As I listened to Jeremy Hunt, the health secretary when the cuts were implemented, tell the Company Chemists’ Association conference in London this month that the NHS “would have fallen over” during Covid had it not been for pharmacies and schmoozing that pharmacy was the “Cinderella of the NHS”, someone in the auditorium let off a sigh. Irritation hung in the air.

I wondered if Hunt was suffering from selective memory. When it was pointed out his waxing lyrical of pharmacy was at odds with his government’s treatment of pharmacies, he was taken aback. 

“There were lots of areas of funding I wished we had more money for,” he said, his earlier enthusiasm replaced by weary defiance. He tried to fend off criticism of his time as health secretary by insisting he introduced mechanisms to support pharmacy, such as the access and quality payment schemes and integration fund.

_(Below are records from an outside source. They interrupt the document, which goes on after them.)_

constexpr int MG_THREADS = 1024;
__device__ inline bool edge_before(const MergeDev& m, uint32_t e, uint32_t f) {
    EdgeHist H{m.ev_epoch, m.ev_key, m.ev_prev};
    return a_edge_before(H, e, m.eku[e], m.ehist[e], f, m.eku[f], m.ehist[f]);
}
struct d_merge {
    static constexpr int BLOCK = MG_THREADS;
    __device__ void operator()(MergeDev m) const {
        __shared__ int s_wbest[MG_THREADS / 64];
        __shared__ uint32_t s_a, s_b, s_ntouched, s_nmerges, s_nevents;
        __shared__ int s_stop;
        const int tid = threadIdx.x, lane = lane_id(), wave = tid >> 6;
        MergeParams mp = m.mp;
        if (mp.merging == 1) mp.lambda = m.dc->lambda;
        if (tid == 0) { s_ntouched = 0; s_nmerges = 0; s_nevents = m.E; s_stop = 0; }
        __syncthreads();
        for (uint32_t epoch = 1;; ++epoch) {
            int best = -1;
            for (uint32_t e = tid; e < m.E; e += MG_THREADS)
                if (m.ealive[e] && (best < 0 || edge_before(m, e, (uint32_t)best))) best = (int)e;
    #pragma unroll
            for (int d = 32; d >= 1; d >>= 1) {
                const int ob = __shfl_xor(best, d, 64);
                if (ob >= 0 && (best < 0 || edge_before(m, (uint32_t)ob, (uint32_t)best))) best = ob;
            }
            if (lane == 0) s_wbest[wave] = best;
            __syncthreads();
            if (tid == 0) {
                int b = -1;
                for (int w = 0; w < MG_THREADS / 64; ++w) { const int ob = s_wbest[w]; if (ob >= 0 && (b < 0 || edge_before(m, (uint32_t)ob, (uint32_t)b))) b = ob; }
                if (b < 0 || !(m.ew[b] < m.threshold)) s_stop = 1;
                else {
                    s_a = m.ea[b]; s_b = m.eb[b];
                    const uint32_t k = s_nmerges++;
                    m.merges[k * 3] = s_a; m.merges[k * 3 + 1] = s_b; m.merges[k * 3 + 2] = __float_as_uint(m.ew[b]);
                    m.ealive[b] = 0;
                }
            }
            __syncthreads();
            if (s_stop) break;
            const uint32_t a = s_a, b = s_b;
            if (wave == 0) {
                float acc = lane < 12 ? m.racc[(size_t)a * 12 + lane] : 0.0f;
                uint32_t cnt = m.rcnt[a];
                for (uint32_t leaf = m.rhead[b]; leaf; leaf = m.lnext[leaf]) {
                    const uint32_t off = m.loff[leaf], len = m.llen[leaf];
                    for (uint32_t j0 = 0; j0 < len; j0 += 16u) {
                        float val[16];
    #pragma unroll
                        for (int t = 0; t < 16; ++t) val[t] = (lane < 12 && j0 + t < len) ? m.rows[(size_t)(off + j0 + t) * 12 + lane] : 0.0f;
    #pragma unroll
                        for (int t = 0; t < 16; ++t)
                            if (j0 + t < len) {
                                cnt++;
                                if (lane < 9) acc += val[t];
                                else { const float count = (float)cnt; const float inv = 1 / count; acc = acc + inv * (val[t] - acc); }
                            }
                    }
                }
                if (lane < 12) m.racc[(size_t)a * 12 + lane] = acc;
                float all[12];
    #pragma unroll
                for (int k = 0; k < 12; ++k) all[k] = __shfl(acc, k, 64);
                float rec[16];
                a_region_from_acc(all, cnt, rec);
                if (lane == 0) {
                    for (int k = 0; k < 16; ++k) m.rrec[(size_t)a * 16 + k] = rec[k];
                    m.rcnt[a] = cnt;
                    m.lnext[m.rtail[a]] = m.rhead[b]; m.rtail[a] = m.rtail[b];
                    m.ralive[b] = 0; m.parent[b] = a;
                }
            } else {
                for (uint32_t e = tid - 64; e < m.E; e += MG_THREADS - 64) {
                    if (!m.ealive[e]) continue;
                    const uint32_t p = m.ea[e], q = m.eb[e];
                    const bool on_a = p == a || q == a, on_b = p == b || q == b;
                    if (!on_a && !on_b) continue;
                    const uint32_t x = (p == a || p == b) ? q : p;
                    m.tl[atomicAdd(&s_ntouched, 1u)] = e;
                    if (on_a) m.markA[x] = e + 1u; else m.markB[x] = e + 1u;
                }
            }
            __syncthreads();
            const uint32_t nt = s_ntouched;
            for (uint32_t i = tid; i < nt; i += MG_THREADS) {
                const uint32_t e = m.tl[i];
                const uint32_t p = m.ea[e], q = m.eb[e];
                const bool on_a = p == a || q == a;
                const uint32_t x = (p == a || p == b) ? q : p;
                const uint32_t partner = on_a ? m.markB[x] : m.markA[x];
                if (partner && edge_before(m, partner - 1u, e)) m.ealive[e] = 0;
            }
            __syncthreads();
            for (uint32_t i = tid; i < nt; i += MG_THREADS) {
                const uint32_t e = m.tl[i];
                const uint32_t p = m.ea[e], q = m.eb[e];
                const uint32_t x = (p == a || p == b) ? q : p;
                m.markA[x] = 0u; m.markB[x] = 0u;
                if (!m.ealive[e]) continue;
                const uint32_t lo = a < x ? a : x, hi = a < x ? x : a;
                int err = 0;
                const float w = a_edge_weight(mp, m.rrec + (size_t)lo * 16, m.rrec + (size_t)hi * 16, &err);
                if (err) m.dc->error = err;
                const uint32_t ev = atomicAdd(&s_nevents, 1u);
                if (ev >= m.ev_cap) { m.dc->error = F3DS_ERR_UNSUPPORTED; m.dc->ev_overflow = 1; continue; }
                const uint32_t ku = n_weight_key(w);
                m.ev_epoch[ev] = epoch; m.ev_key[ev] = ku; m.ev_prev[ev] = m.ehist[e];
                m.ea[e] = lo; m.eb[e] = hi; m.ew[e] = w; m.eku[e] = ku; m.ehist[e] = (int)ev;
            }
            if (tid == 0) s_ntouched = 0;
            __syncthreads();
            if (m.dc->error) break;
        }
        __syncthreads();
        if (tid == 0) { m.dc->n_merges = s_nmerges; m.dc->n_events = s_nevents; }
    }
};


constexpr uint32_t KEY_DEAD = 0xFFFFFFFFu;
constexpr uint32_t MC_TL_CAP = 1024;
constexpr uint32_t MC_LDS_LIMIT = 160u * 1024u - 2560u;
constexpr uint32_t MC_SP_TL = 256;
#ifndef F3DS_SP_REST_DIV
#define F3DS_SP_REST_DIV 4u
#endif
#ifndef F3DS_SP_ROWS8
#define F3DS_SP_ROWS8 1024u
#endif
#ifndef F3DS_SP_LEAVES
#define F3DS_SP_LEAVES 8
#endif
constexpr uint32_t MC_SP_LEAVES = F3DS_SP_LEAVES;
constexpr uint32_t MC_GROUP = 16;
struct MergeLds {
    uint2* pool; uint32_t pool_cap; uint32_t* rstart; uint32_t* rnleaf; uint32_t* rcap;
    uint32_t* ilist; uint32_t ilist_cap; uint32_t* istart; uint32_t* ilen; uint32_t* icap;
    uint32_t Ecap, NGcap, lds_bytes, stop_key;
    int keys_in_lds;
    int spec;
};
struct MergeIlLayout {
    uint32_t Ecap, NGcap, CH, sp_rows;
    uint32_t off_eab, off_akey, off_g1, off_dlist, off_dmask, off_tl, off_tx, off_hsh, off_lstart, off_lsrc, off_stage, off_stage2, total;
};
__host__ __device__ inline MergeIlLayout merge_il_offsets(uint32_t E, int nw, int res) {
    MergeIlLayout L;
    const uint32_t T = (uint32_t)nw * 64u;
    L.CH = nw == 4 ? 128u : 256u;
    L.Ecap = (E + 63u) & ~63u; if (!L.Ecap) L.Ecap = 64u;
    const uint32_t NG = L.Ecap / MC_GROUP;
    L.NGcap = (NG + T - 1u) / T * T;
    uint32_t o = 0u;
    L.off_eab = o; if (res == 2) o += L.Ecap * 4u;
    L.off_akey = o; if (res == 2) o += L.Ecap * 4u;
    L.off_g1 = o; o += L.NGcap * 4u;
    L.off_dlist = o; o += L.NGcap * 4u;
    L.off_dmask = o; o += ((L.NGcap + 31u) / 32u) * 4u;
    L.off_tl = o; o += MC_TL_CAP * 4u;
    L.off_tx = o; o += MC_TL_CAP * 4u;
    L.off_hsh = o; o += 2u * MC_TL_CAP * 4u;
    L.off_lstart = o; o += (T + 1u) * 4u;
    L.off_lsrc = o; o += T * 4u;
    o = (o + 15u) & ~15u;
    L.off_stage = o; o += 2u * L.CH * 52u + 64u;
    L.sp_rows = 128u;
    if (nw == 8) for (uint32_t r = F3DS_SP_ROWS8; r > 128u; r >>= 1) if (o + r * 52u + MC_SP_TL * 8u + 64u <= MC_LDS_LIMIT) { L.sp_rows = r; break; }
    L.off_stage2 = o; o += L.sp_rows * 52u + MC_SP_TL * 8u + 64u;
    L.total = o;
    return L;
}
struct d_inc_build {
    static constexpr bool LATENCY_KERNEL = true;
    static constexpr int BLOCK = 256;
    __device__ void operator()(uint32_t E, uint32_t S0, const uint32_t* ea, const uint32_t* eb, uint32_t* istart, uint32_t* ilen, uint32_t* icap, uint32_t* ilist) const {
        if (BIX) return;
        const uint32_t tid = threadIdx.x;
        for (uint32_t r = tid; r <= S0; r += BLOCK) icap[r] = 0u;
        __syncthreads();
        for (uint32_t e = tid; e < E; e += BLOCK) { atomicAdd(&icap[ea[e]], 1u); atomicAdd(&icap[eb[e]], 1u); }
        __syncthreads();
        uint32_t carry = 0u;
        for (uint32_t r0 = 0; r0 <= S0; r0 += BLOCK) {
            const uint32_t r = r0 + tid;
            const uint32_t d = r <= S0 ? __hip_atomic_load(&icap[r], __ATOMIC_RELAXED, __HIP_MEMORY_SCOPE_AGENT) : 0u;
            uint32_t tot;
            const uint32_t inc = block_incl_scan<BLOCK>(d, &tot);
            if (r <= S0) { istart[r] = carry + inc - d; ilen[r] = d; }
            carry += tot;
            __syncthreads();
        }
        for (uint32_t r = tid; r <= S0; r += BLOCK) icap[r] = 0u;
        __syncthreads();
        for (uint32_t e = tid; e < E; e += BLOCK) {
            const uint32_t a = ea[e], b = eb[e];
            ilist[istart[a] + atomicAdd(&icap[a], 1u)] = e;
            ilist[istart[b] + atomicAdd(&icap[b], 1u)] = e;
        }
        __syncthreads();
        for (uint32_t r = tid; r <= S0; r += BLOCK) icap[r] = ilen[r];
    }
};
__device__ inline uint32_t wave_min_u32(uint32_t v) {
#define F3DS_DPP_MIN(ctrl, rmask)                                                                          \
    { const uint32_t t_ = (uint32_t)__builtin_amdgcn_update_dpp((int)v, (int)v, ctrl, rmask, 0xF, false); v = t_ < v ? t_ : v; }
    F3DS_DPP_MIN(0xB1, 0xF)
    F3DS_DPP_MIN(0x4E, 0xF)
    F3DS_DPP_MIN(0x141, 0xF)
    F3DS_DPP_MIN(0x140, 0xF)
    F3DS_DPP_MIN(0x142, 0xA)
    F3DS_DPP_MIN(0x143, 0xC)
#undef F3DS_DPP_MIN
    return (uint32_t)__builtin_amdgcn_readlane((int)v, 63);
}
__device__ inline bool edge_before_k(const MergeDev& m, uint32_t e, uint32_t ke, uint32_t f, uint32_t kf) {
    EdgeHist H{m.ev_epoch, m.ev_key, m.ev_prev};
    return a_edge_before(H, e, ke, m.ehist[e], f, kf, m.ehist[f]);
}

He accepted pharmacy “needed more money” but, like a boxer clambering off the ropes after a sucker punch, came out swinging, insisting “it was a very difficult period” and maintaining he negotiated a £21 billion increase in the NHS budget before he left as health secretary.

Hunt even managed a dig at Labour, suggesting its commitment to increase the budget by three per cent annually compared with 3.3 per cent offered by the Tories in 2019.

He finished with the admission: “Do I accept the case that the sector needed more resources? Yes, I do.” It was as if he was trying to mend the paddock long after the horse had bolted.

Neil Trainis is the editor of Independent Communitty Pharmacist.